<< Interdisciplinarity >>
An interdisciplinary approach is crucial when examining the senses. An analysis of the senses crosses disciplinary boundaries as they are embedded in and shaping cultural, political, social, historical, philosophical, artistic and scientific understandings. Different disciplines offer different methodological toolkits to approach the senses which allows a deeper understanding of how the senses underpin urban experience. These are some of the themes that emerged in the discussions of the Sensory Cities network:
i. Nature/culture definitions:
The division of the senses into biological or cultural phenomena is questionable as these two dimensions work in conjunction. While senses are embodied and subjective, the way we interpret them and value them is deeply embedded in cultural and social belief systems. The moment we express and interpret sensory experiences they become culturally mediated reflections.
> Methods:
A diversity of methods can capture this, the important feature is that the sensory researcher should be aware and reflexive about the cultural framing of the senses. Here are a few examples from our workshop:
Example 1: Cologne workshop - City of Vision
A diverse group in terms of academic disciplines and professions discussed how to study the visual sense in Eigelstein Road.

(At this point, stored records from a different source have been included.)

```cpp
int BatchStream::run() {
    HIP_TRY(hipSetDevice(device_), ABPOA_HIP_ENODEV);
    const abpoa_hip_scoring_t *sc = &sc_;
    const bool banded = sc->wb >= 0, trace = flags_ & BS_TRACE, fresh = flags_ & BS_FRESH_BAND;
    const int P = P_, n = n_;
    uint8_t *hi = in_.host, *ho = out_.host, *di = in_.dev, *dout = out_.dev;
    std::vector<int> todo(n); for (int i = 0; i < n; ++i) todo[i] = i;
    const size_t lr_words = (o_right_ - o_left_) / 4 + rows_tot_;
    std::vector<int32_t> saved_lr;
    bool first_pass = true; int rc;
    std::vector<AlnDesc> pass;
    const bool dirtrace = trace && opt_env("ABPOA_HIP_DIRTRACE") && atoi(opt_env("ABPOA_HIP_DIRTRACE"));
    bool dir = (!trace || dirtrace) && banded && sc->align_mode == ABPOA_HIP_GLOBAL_MODE && dir_plane_usable(sc->gap_mode, sc->gap_open1, sc->gap_ext1, sc->gap_open2, sc->gap_ext2) &&
               !(opt_env("ABPOA_HIP_NODIR") && atoi(opt_env("ABPOA_HIP_NODIR"))) && !(opt_env("ABPOA_HIP_TEAM") && atoi(opt_env("ABPOA_HIP_TEAM")) > 1);
    for (int i = 0; i < n; ++i) {
        AlnDesc &d = desc_[i]; bool ok = banded || (sc->align_mode == ABPOA_HIP_LOCAL_MODE && sc->wb < 0);
        if (ok && memchr(hi + o_act_ + d.row0, 0, (size_t)d.n_rows)) ok = false;
        if (ok && banded && !fresh) {
            const int32_t *l = (const int32_t *)(ho + o_left_) + d.row0, *r = (const int32_t *)(ho + o_right_) + d.row0;
            for (int k = 0; k < d.n_rows && ok; ++k) ok = l[k] == d.n_rows && r[k] == 0;
        }
        d.flags = ok ? ALN_FAST_OK : 0; d.pad0 = 0;
    }
    if (dir) {
        for (int i = 0; i < n; ++i) {
            AlnDesc &d = desc_[i];
            if (!(d.flags & ALN_FAST_OK)) continue;
            const int32_t *po = (const int32_t *)(hi + o_poff_) + d.poff0, *pr = (const int32_t *)(hi + o_pred_) + d.pred0; uint8_t *sd = hi + o_sdist_ + d.row0;
            uint32_t *pdw = (uint32_t *)(hi + o_pd_) + 2 * d.row0;
            memset(sd, 0, (size_t)d.n_rows);
            bool ok = true;
            for (int r = 0; r < d.n_rows && ok; ++r) {
                const int np_ = po[r + 1] - po[r];
                if (np_ > DIR_K_MAX && r < d.n_rows - 1) ok = false;
                uint64_t pdv = ~0ull;
                for (int k = po[r]; k < po[r + 1]; ++k) {
                    const int p_ = pr[k], dist = r == d.n_rows - 1 ? 255 : std::min(255, r - p_); if (dist > sd[p_]) sd[p_] = (uint8_t)dist;
                    const int t = k - po[r]; if (t < 8 && r - p_ <= 254) pdv = (pdv & ~(0xffull << (8 * t))) | ((uint64_t)(r - p_) << (8 * t));
                }
                (void)np_;
                pdw[2 * r] = (uint32_t)pdv; pdw[2 * r + 1] = (uint32_t)(pdv >> 32);
            }
            if (!ok) d.flags = 0;
        }
    }
    while (!todo.empty()) {
        int64_t plane_bytes = 0;
        pass.resize(todo.size());
        for (size_t t = 0; t < todo.size(); ++t) pass[t] = desc_[todo[t]];
        DevBatch b; memset(&b, 0, sizeof(b));
        b.n = (int)pass.size(); b.m = sc->m;
        {
            int max_qlen = 0, max_bits = 16; int64_t est_cols = 0;
            for (const AlnDesc &d : pass) {
// ... 302 lines not shown
```

### abpoa_amd/csrc/engine.h

```cpp
#pragma once
#include <stdint.h>
#include <hip/hip_runtime.h>
#include "../../include/abpoa_hip.h"

namespace abpoa_hip {

struct AlnDesc {
    int32_t n_rows, qlen;
    int32_t bits;
    int32_t inf_min;
    int32_t w;
    int32_t cigar_cap;
    int32_t flags;
    int32_t pad0;
    int64_t query_off;
    int64_t row0;
    int64_t poff0;
    int64_t pred0;
    int64_t out0;
    int64_t plane_off;
    int64_t plane_cap;
    int64_t cigar_off;
};
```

Key points of discussion were:
1. Each of us have different sensory maps of the street depending on our purpose of visiting/seeing it – when focussing on the ‘visual’ for research we all tend to look up beyond street level.

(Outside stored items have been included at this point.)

template <typename KeyT, typename GT, bool HV, bool SPLIT, int TH, int IT>
__global__ __launch_bounds__(TH, (IT <= 8 ? 8 : OS_MINW))
void onesweep_pass(const KeyT *__restrict__ kin, const u32 *__restrict__ vin, KeyT *__restrict__ kout,
                   u32 *__restrict__ vout, u32 *__restrict__ ohi, u64 n, int shift, u32 mask,
                   const u32 *__restrict__ ghist, GT *__restrict__ lb, GT *__restrict__ lbclear,
                   u32 *__restrict__ ctr, u32 *__restrict__ err)
{ SEED_PRIO(g_sort_prio);
  constexpr int OS_TILE = TH * IT, OS_WAVES = TH / 64, OS_WSPAN = 64 * IT;
  __shared__ __attribute__((aligned(16))) KeyT skey[OS_TILE];
  u32 *const sval = (u32 *) skey;
  typedef typename std::conditional<(OS_WAVES > 8), u16, u32>::type CntT;
  __shared__ CntT cnt[OS_WAVES][256];
  __shared__ u32  dstart[256];
  __shared__ u32  gadj[256];
  __shared__ u32  lds4[4];
  __shared__ u32  s_tile;
  constexpr int SH = (int) sizeof(GT) * 8 - 2;
  constexpr GT  VM = (((GT) 1) << SH) - 1;

  const int l = lane_id(), w = threadIdx.x >> 6;
  if (threadIdx.x == 0)
    s_tile = atomicAdd(ctr, 1u);
  for (int i = 0; i < OS_WAVES; i++)
    if (threadIdx.x < 256)
      cnt[i][threadIdx.x] = 0;
#if OS_RANK_LDS
  static_assert((size_t) OS_TILE * sizeof(KeyT) >= (size_t) OS_WAVES * 256 * sizeof(u64), "the rank words do not fit the stage");
  for (int i = threadIdx.x; i < OS_WAVES * 256; i += TH)
    ((u64 *) skey)[i] = 0;
#endif
  __syncthreads();
  const u32 tile  = (u32) __builtin_amdgcn_readfirstlane((int) s_tile);
  const u64 tbase = (u64) tile * OS_TILE;
  const u32 have = (n - tbase < (u64) OS_TILE) ? (u32) (n - tbase) : (u32) OS_TILE;
  const u32 t0 = (u32) w * OS_WSPAN + (u32) l;
  const KeyT *const tin = kin + tbase;

  KeyT key[IT];
  u32  rnk[IT];
#pragma unroll
  for (int r = 0; r < IT; r++)
    { const u32 ti = t0 + (u32) r * 64;
      key[r] = tin[ti < have ? ti : have - 1];
    }
#if OS_RANK_LDS
  u64 *const wmask = (u64 *) skey + (u32) w * 256u;
  const u64 lanebit = 1ull << l;
#pragma unroll
  for (int r = 0; r < IT; r++)
    { const bool ok = t0 + (u32) r * 64 < have;
      const u32  d  = (u32) (key[r] >> shift) & mask;
      if (ok)
        __hip_atomic_fetch_or(&wmask[d], lanebit, __ATOMIC_RELAXED, __HIP_MEMORY_SCOPE_WAVEFRONT);
      __builtin_amdgcn_fence(__ATOMIC_SEQ_CST, "wavefront");
      const u64 peers  = __hip_atomic_load(&wmask[d], __ATOMIC_RELAXED, __HIP_MEMORY_SCOPE_WAVEFRONT);
      const u32 before = cnt[w][d];
      __builtin_amdgcn_fence(__ATOMIC_SEQ_CST, "wavefront");
      const u32 mine   = __builtin_amdgcn_mbcnt_hi((u32) (peers >> 32), __builtin_amdgcn_mbcnt_lo((u32) peers, 0u));
      rnk[r] = before + mine;
      if (ok && mine == 0)
        { cnt[w][d] = (CntT) (before + (u32) __popcll(peers));
          __hip_atomic_store(&wmask[d], 0ull, __ATOMIC_RELAXED, __HIP_MEMORY_SCOPE_WAVEFRONT);
        }
      __builtin_amdgcn_fence(__ATOMIC_SEQ_CST, "wavefront");
    }
#else
#pragma unroll
  for (int r = 0; r < IT; r++)
    { const bool ok = t0 + (u32) r * 64 < have;
      const u32  d  = (u32) (key[r] >> shift) & mask;
      const u64 okm = __ballot(ok);
      u32 plo = (u32) okm, phi = (u32) (okm >> 32);
#pragma unroll
      for (int b = 0; b < 8; b++)
        { const int t  = ((int) (d << (31 - b))) >> 31;
          const u64 nm = ~__ballot(t < 0);
          plo &= (u32) nm ^ (u32) t;
          phi &= (u32) (nm >> 32) ^ (u32) t;
        }
      const u32 before = cnt[w][d];
      const u32 mine   = __builtin_amdgcn_mbcnt_hi(phi, __builtin_amdgcn_mbcnt_lo(plo, 0u));
      rnk[r] = before + mine;
      if (ok && mine == 0)
        cnt[w][d] = (CntT) (before + (u32) __popc(plo) + (u32) __popc(phi));
    }
#endif
  __syncthreads();

  u32 tot = 0;
  if (threadIdx.x < 256)
    { u32 run = 0;
#pragma unroll
      for (int i = 0; i < OS_WAVES; i++)
        { const u32 c = cnt[i][threadIdx.x];
          cnt[i][threadIdx.x] = (CntT) run;
          run += c;
// ... 77 lines not shown
        { const KeyT k = skey[i];
          const u32  d = (u32) (k >> shift) & mask;
          const u32  g = gadj[d] + i;
          if (HV) gdst[q] = g;
          if (SPLIT)
            { ohi[g]  = (u32) ((u64) k >> 32);
              vout[g] = (u32) k;
            }
          else
            kout[g] = k;
        }
    }
  if (HV)
    { const u32 *const tvin = vin + tbase;
      __syncthreads();
#pragma unroll
      for (int r = 0; r < IT; r++)
        { const u32 ti = t0 + (u32) r * 64;
          if (ti < have)
            sval[rnk[r]] = tvin[ti];
        }
      __syncthreads();
#pragma unroll
      for (int q = 0; q < IT; q++)
        { const u32 i = threadIdx.x + (u32) q * TH;
          if (i < have)
            vout[gdst[q]] = sval[i];
        }
    }
}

2. Our methods combined visually driven questions and conclusions (picking up clues about the history through the architectural fabric) with textual (attention being drawn to particular bits of the street through knowledge of the historical record) and oral (interest and representation being driving by conversations with inhabitants and visitors) ones.
3. Knowledge makes us see and sense: We all saw things we had not seen before by having our attention drawn to different layers of history and interpretation.
4. Conversation creates community: from a discussion of the museum’s exhibitions and the use of photography it appeared strongly how conversation about objects, memories and uses through the senses can positively create a sense of place and decisions about regeneration.
5. We noted that for all of us our research involves an element of fieldwork and participant observation but we usually do not discuss the process in our writing as part of the discussion of methodologies. We discussed whether this should be done more in historical or art historical work.
6. Visual methods and multi-sensorial awareness: we found that external conditions (a cold, clear Saturday morning with few people and cars in the street) meant there were few sounds, smells or movements distracting from a focus on the visual – and indeed the built-environment rather than the uses of street by people. Awareness of the importance of other senses on this occasion came rather through knowledge of the historical record, memories of other conditions in the street and the discussion with the other groups after the fieldwork. It seemed valid to focus on one sense and then to combine insights.
7. Turning from analysing what we saw to how we would represent it, we noted that given the strong links between senses and imagination – the representation of visual sensing can not only be done visually but also powerfully through narrations and art forms that draw on other senses.
8. We found our existing methods not challenged through the experiment, but we found that we a) literally ‘saw’ more through the interdisciplinary exchange and b) were reflecting on a broader range of question by having the question about the interaction of the senses in our mind.
Example 2: Barcelona workshop - Research and Representing for tourists
A group of academics from diverse disciplines and different knowledge and attachments to el Raval studies a multi-sensory survey of el Raval from the perspective of the Raval local, tourist, Barcelona visitor.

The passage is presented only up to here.